*WHAT TO DO*:
All lines below containing "void" are to be listed.

*SOURCE RECORDS*:
[Start of Attachment]

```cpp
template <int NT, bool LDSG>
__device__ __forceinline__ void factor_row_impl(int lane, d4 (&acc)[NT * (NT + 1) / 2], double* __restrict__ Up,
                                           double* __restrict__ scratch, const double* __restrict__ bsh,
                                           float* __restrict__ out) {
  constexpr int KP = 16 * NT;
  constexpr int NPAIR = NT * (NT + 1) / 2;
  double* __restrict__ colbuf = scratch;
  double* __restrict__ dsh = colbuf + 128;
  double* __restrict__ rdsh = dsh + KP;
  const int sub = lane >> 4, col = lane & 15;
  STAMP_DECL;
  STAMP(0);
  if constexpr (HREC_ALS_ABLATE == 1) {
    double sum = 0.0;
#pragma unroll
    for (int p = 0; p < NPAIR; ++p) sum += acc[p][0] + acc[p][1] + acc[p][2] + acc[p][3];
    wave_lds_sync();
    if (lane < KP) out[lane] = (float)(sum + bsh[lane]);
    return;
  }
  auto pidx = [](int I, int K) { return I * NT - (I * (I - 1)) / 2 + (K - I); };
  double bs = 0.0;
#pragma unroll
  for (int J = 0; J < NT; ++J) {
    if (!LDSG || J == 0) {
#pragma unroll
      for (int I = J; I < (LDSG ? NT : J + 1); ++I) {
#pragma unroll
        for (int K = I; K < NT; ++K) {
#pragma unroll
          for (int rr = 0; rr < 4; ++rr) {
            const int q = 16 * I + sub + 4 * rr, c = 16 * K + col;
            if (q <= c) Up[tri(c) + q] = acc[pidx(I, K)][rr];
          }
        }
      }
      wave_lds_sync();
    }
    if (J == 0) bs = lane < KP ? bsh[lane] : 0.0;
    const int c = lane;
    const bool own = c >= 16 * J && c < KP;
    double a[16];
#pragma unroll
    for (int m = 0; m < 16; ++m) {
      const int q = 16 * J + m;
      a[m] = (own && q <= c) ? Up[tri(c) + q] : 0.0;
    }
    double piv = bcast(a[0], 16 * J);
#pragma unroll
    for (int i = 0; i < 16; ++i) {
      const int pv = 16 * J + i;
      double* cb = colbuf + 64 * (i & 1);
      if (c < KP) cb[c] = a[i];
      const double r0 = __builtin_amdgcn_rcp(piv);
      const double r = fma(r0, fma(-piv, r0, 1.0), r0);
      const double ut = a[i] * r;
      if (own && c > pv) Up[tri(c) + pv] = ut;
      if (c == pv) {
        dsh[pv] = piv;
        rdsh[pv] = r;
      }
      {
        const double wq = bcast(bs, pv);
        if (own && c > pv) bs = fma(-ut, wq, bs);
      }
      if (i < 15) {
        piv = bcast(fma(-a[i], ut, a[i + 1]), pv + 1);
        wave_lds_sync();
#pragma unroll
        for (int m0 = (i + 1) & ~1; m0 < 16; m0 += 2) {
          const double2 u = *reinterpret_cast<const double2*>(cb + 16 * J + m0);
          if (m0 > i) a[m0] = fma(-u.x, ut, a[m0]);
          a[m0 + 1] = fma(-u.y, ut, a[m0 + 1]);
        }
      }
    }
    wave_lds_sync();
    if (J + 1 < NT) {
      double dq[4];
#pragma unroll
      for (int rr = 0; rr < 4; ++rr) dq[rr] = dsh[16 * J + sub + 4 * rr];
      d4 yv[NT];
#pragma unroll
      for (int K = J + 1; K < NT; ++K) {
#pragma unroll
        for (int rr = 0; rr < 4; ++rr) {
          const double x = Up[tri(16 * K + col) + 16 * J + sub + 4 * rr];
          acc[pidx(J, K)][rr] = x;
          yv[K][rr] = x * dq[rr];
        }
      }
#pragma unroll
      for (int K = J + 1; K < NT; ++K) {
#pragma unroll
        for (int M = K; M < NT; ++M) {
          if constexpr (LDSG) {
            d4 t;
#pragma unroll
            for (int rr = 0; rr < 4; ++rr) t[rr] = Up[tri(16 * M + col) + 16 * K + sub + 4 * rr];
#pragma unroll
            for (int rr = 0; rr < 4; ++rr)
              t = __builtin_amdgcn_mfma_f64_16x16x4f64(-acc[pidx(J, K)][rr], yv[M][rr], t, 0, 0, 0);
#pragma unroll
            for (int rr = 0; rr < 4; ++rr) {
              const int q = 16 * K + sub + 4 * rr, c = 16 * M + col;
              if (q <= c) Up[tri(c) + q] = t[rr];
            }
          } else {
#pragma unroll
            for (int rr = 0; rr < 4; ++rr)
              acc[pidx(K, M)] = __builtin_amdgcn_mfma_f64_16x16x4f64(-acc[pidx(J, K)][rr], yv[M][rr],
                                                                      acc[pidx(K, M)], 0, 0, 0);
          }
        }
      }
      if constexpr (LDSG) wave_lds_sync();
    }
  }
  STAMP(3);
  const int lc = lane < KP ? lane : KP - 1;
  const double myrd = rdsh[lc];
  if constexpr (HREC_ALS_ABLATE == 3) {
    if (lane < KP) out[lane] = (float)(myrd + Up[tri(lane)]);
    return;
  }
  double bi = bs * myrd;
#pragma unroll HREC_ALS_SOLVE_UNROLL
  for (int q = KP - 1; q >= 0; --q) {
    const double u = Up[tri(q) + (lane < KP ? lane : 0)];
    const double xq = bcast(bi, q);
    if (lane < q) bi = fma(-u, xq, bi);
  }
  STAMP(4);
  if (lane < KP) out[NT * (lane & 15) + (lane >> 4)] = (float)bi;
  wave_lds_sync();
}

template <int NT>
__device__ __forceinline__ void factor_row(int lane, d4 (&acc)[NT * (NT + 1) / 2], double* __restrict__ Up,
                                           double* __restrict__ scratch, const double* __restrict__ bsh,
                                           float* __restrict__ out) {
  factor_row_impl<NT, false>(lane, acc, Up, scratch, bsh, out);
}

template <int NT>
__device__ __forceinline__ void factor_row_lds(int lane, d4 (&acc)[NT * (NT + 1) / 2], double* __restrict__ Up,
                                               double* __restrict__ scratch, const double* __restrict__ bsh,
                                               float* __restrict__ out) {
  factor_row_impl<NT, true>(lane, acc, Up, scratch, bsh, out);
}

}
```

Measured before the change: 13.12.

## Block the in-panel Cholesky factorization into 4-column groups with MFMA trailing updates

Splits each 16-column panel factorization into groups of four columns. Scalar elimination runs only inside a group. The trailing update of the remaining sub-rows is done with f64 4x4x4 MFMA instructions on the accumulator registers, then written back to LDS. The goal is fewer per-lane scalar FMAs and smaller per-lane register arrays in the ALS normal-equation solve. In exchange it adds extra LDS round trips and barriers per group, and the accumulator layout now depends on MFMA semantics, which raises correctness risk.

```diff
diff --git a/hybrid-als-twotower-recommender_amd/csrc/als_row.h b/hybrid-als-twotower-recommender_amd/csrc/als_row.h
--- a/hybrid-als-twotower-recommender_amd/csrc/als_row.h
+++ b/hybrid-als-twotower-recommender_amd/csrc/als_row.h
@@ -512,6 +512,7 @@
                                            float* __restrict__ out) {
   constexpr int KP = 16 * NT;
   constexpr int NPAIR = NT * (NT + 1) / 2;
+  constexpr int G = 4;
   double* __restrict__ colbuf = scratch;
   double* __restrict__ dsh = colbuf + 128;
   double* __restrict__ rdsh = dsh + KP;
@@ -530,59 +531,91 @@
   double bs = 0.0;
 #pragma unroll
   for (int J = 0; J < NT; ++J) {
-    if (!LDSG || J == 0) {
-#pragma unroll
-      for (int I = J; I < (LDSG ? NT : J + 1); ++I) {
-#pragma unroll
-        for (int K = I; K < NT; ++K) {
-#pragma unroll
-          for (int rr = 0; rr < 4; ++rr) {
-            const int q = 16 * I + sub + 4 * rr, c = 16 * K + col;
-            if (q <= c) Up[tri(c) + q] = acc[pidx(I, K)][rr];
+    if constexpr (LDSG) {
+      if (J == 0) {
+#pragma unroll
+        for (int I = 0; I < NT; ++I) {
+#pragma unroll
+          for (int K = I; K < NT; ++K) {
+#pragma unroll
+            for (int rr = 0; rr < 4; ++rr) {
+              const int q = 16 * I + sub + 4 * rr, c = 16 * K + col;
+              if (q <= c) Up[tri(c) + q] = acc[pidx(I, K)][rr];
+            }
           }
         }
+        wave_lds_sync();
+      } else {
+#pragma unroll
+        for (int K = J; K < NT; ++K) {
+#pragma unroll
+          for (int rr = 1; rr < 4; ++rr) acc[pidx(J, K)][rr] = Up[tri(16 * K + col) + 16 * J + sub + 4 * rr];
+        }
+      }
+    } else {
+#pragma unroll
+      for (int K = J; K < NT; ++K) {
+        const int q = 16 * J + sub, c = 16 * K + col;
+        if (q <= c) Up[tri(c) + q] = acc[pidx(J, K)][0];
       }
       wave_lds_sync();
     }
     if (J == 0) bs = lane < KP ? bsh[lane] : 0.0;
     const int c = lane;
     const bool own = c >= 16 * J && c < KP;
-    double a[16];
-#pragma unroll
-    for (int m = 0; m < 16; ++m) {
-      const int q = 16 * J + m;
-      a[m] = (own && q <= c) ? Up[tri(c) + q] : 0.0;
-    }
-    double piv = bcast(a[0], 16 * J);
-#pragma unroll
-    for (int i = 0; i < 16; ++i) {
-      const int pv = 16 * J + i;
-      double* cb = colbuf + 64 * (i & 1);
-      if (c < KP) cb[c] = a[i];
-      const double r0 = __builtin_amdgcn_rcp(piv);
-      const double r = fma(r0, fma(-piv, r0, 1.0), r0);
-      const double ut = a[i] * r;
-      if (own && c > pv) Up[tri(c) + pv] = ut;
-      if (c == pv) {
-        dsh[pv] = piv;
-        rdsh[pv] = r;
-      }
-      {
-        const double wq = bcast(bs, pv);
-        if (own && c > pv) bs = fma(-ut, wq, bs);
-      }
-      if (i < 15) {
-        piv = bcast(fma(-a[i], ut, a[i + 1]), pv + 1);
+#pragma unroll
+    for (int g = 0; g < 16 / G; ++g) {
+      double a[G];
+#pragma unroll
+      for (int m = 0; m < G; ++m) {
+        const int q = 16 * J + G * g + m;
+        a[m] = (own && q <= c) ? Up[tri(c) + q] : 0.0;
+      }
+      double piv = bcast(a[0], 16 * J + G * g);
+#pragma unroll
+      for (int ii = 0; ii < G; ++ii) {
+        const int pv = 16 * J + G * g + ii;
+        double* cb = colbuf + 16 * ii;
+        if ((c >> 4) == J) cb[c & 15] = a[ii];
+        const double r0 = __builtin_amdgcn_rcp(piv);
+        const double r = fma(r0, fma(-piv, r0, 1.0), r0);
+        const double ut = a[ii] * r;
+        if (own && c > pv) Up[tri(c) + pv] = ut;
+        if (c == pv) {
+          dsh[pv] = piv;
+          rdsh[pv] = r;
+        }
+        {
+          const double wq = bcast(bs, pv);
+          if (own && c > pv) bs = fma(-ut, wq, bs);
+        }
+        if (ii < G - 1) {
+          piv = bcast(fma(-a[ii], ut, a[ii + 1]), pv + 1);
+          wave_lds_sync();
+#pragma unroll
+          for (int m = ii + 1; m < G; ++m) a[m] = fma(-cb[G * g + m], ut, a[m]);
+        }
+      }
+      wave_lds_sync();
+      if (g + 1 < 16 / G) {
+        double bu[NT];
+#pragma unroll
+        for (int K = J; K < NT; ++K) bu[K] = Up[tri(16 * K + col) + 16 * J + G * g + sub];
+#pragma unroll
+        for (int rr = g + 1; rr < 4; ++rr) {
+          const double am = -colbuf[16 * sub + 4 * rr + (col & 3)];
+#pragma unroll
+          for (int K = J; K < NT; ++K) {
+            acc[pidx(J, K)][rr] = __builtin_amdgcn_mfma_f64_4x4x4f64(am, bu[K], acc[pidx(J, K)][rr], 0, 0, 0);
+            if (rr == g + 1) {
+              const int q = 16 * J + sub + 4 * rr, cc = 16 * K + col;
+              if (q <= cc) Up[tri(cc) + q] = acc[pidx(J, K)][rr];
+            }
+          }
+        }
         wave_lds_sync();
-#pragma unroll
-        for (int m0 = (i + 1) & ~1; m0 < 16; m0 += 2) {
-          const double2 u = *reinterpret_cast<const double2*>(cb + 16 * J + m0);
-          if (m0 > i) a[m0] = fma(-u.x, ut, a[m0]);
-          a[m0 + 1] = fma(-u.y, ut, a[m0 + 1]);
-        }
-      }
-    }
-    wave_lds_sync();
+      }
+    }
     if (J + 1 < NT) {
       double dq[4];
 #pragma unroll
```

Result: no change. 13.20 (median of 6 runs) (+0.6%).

[End of Attachment]

*TASK RESULT*:
__device__ __forceinline__ void factor_row_impl(int lane, d4 (&acc)[NT * (NT + 1) / 2], double* __restrict__ Up,
__device__ __forceinline__ void factor_row(int lane, d4 (&acc)[NT * (NT + 1) / 2], double* __restrict__ Up,
__device__ __forceinline__ void factor_row_lds(int lane, d4 (&acc)[NT * (NT + 1) / 2], double* __restrict__ Up,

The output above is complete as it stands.